__EXERCISE__:
Look through the entries for the string "bases" and copy every line where it shows up.
START DATA EXTRACTS
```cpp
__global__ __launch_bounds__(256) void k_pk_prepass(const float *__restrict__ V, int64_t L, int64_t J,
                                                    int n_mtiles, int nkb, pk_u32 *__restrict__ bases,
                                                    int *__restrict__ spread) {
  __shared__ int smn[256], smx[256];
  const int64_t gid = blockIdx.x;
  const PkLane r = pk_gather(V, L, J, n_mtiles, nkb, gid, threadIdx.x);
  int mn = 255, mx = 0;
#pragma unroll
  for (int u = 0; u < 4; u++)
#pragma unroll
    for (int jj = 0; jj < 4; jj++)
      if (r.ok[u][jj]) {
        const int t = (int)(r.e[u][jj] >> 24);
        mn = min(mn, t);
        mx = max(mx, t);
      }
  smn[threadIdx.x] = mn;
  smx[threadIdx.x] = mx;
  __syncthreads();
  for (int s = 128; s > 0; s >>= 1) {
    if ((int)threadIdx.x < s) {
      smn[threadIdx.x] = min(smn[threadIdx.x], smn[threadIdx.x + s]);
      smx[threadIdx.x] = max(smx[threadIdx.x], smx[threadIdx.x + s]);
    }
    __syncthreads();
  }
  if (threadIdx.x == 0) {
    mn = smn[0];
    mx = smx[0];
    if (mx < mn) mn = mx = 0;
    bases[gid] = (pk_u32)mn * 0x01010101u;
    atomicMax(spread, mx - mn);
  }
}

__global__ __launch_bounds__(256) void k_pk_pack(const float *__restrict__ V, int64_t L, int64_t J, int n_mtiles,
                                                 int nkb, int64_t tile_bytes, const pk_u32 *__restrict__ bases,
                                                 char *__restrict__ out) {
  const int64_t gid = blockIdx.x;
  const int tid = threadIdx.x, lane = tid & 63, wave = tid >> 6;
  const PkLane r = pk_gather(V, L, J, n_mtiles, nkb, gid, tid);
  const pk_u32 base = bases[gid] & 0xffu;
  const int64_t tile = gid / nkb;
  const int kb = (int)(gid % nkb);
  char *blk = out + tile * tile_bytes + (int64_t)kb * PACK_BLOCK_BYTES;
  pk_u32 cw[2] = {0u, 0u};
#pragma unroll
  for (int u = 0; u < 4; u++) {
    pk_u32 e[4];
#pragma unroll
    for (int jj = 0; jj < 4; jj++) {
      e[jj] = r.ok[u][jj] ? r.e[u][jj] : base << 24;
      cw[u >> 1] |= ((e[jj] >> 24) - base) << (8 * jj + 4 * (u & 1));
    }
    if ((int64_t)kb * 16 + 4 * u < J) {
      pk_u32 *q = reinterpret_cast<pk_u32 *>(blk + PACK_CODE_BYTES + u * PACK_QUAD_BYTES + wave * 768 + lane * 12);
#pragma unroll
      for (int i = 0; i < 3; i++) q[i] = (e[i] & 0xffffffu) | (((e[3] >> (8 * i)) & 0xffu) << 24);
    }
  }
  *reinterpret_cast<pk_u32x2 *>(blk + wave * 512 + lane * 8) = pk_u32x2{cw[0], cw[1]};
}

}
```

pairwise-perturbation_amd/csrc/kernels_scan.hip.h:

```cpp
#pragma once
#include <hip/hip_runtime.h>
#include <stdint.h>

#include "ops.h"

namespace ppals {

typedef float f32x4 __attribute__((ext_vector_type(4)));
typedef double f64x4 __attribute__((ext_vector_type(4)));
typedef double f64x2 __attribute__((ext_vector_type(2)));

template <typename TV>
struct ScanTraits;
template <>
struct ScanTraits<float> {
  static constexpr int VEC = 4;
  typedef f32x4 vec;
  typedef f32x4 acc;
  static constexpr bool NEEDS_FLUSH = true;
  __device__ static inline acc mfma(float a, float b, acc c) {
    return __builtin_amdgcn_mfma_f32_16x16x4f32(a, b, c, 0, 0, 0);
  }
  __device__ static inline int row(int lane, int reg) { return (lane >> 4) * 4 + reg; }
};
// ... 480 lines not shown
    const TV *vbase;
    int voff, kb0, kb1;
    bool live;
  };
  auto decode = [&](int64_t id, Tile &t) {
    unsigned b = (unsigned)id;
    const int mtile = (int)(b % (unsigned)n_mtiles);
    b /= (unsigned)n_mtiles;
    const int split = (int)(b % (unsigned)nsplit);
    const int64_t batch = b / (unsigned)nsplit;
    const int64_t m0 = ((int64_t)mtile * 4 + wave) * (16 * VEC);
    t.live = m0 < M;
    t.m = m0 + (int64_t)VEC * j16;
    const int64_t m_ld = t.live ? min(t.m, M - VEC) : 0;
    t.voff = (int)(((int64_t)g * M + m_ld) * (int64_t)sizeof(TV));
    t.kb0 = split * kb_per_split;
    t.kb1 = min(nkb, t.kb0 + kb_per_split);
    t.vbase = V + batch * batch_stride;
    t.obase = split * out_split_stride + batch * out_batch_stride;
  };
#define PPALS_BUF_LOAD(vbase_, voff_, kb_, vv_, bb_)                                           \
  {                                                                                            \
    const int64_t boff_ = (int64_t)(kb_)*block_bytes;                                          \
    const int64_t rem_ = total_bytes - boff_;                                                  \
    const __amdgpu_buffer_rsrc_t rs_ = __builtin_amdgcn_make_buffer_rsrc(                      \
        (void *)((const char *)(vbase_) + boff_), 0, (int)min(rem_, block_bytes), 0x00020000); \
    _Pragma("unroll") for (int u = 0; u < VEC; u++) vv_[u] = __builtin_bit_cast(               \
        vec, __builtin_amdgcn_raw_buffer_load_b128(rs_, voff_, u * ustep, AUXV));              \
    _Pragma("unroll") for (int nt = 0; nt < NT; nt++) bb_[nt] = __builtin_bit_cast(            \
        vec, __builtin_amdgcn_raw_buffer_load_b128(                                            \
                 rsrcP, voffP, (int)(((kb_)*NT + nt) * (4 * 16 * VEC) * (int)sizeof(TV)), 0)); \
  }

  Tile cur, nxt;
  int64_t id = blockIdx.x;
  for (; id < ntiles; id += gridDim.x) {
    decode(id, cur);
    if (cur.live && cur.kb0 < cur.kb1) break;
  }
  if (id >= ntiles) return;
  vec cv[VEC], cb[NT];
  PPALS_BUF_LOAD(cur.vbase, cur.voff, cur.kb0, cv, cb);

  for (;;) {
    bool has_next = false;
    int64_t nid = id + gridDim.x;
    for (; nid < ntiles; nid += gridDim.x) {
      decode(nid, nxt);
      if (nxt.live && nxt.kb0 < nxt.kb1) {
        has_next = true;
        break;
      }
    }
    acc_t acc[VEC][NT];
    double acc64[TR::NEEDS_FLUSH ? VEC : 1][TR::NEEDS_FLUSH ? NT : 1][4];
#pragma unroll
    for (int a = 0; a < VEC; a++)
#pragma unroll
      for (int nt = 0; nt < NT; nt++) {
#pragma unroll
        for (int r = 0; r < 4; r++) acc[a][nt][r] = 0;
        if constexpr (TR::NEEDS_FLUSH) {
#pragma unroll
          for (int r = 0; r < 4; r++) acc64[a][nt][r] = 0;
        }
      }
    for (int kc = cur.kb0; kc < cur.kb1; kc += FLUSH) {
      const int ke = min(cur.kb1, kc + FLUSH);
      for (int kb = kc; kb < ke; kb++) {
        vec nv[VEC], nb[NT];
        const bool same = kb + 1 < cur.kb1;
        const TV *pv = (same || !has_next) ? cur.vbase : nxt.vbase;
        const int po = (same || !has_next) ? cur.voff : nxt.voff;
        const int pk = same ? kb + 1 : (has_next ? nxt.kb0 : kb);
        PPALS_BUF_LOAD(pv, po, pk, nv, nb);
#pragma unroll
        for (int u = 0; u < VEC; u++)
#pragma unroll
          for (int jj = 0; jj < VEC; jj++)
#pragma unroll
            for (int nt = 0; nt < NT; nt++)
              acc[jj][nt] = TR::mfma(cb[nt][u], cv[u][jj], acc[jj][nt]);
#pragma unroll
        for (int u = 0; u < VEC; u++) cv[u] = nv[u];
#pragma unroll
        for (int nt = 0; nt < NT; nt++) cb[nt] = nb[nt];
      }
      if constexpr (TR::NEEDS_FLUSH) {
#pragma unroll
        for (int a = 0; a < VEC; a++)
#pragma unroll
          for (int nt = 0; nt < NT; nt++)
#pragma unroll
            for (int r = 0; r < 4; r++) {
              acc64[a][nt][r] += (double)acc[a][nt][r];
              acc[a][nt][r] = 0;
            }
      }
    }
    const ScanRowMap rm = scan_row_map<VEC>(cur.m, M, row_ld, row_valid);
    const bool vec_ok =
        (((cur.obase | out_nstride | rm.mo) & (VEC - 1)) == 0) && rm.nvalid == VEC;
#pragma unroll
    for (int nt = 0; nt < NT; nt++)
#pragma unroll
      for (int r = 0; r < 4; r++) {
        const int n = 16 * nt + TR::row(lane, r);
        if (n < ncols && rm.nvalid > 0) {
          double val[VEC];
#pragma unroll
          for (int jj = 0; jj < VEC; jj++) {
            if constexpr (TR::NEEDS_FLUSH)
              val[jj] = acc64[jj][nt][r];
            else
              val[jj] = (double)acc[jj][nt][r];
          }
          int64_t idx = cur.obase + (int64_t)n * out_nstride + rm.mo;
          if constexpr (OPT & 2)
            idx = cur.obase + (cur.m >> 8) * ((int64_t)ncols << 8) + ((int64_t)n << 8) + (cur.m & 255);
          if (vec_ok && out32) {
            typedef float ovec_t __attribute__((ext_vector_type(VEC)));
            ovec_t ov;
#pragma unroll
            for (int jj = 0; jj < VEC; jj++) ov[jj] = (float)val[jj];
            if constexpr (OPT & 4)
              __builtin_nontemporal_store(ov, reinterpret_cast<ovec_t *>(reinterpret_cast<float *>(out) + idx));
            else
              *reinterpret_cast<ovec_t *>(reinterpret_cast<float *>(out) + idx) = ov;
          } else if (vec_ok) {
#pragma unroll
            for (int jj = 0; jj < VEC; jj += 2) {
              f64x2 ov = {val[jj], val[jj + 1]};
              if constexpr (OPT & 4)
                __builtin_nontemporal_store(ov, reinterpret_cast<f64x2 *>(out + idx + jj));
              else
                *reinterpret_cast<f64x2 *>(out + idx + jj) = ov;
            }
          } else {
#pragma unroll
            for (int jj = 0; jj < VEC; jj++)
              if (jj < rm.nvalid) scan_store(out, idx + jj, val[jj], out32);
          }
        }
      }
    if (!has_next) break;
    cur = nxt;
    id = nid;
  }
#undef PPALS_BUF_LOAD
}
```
END DATA EXTRACTS
__RESULT OF THE TASK__:
                                                    int n_mtiles, int nkb, pk_u32 *__restrict__ bases,
    bases[gid] = (pk_u32)mn * 0x01010101u;
                                                 int nkb, int64_t tile_bytes, const pk_u32 *__restrict__ bases,
  const pk_u32 base = bases[gid] & 0xffu;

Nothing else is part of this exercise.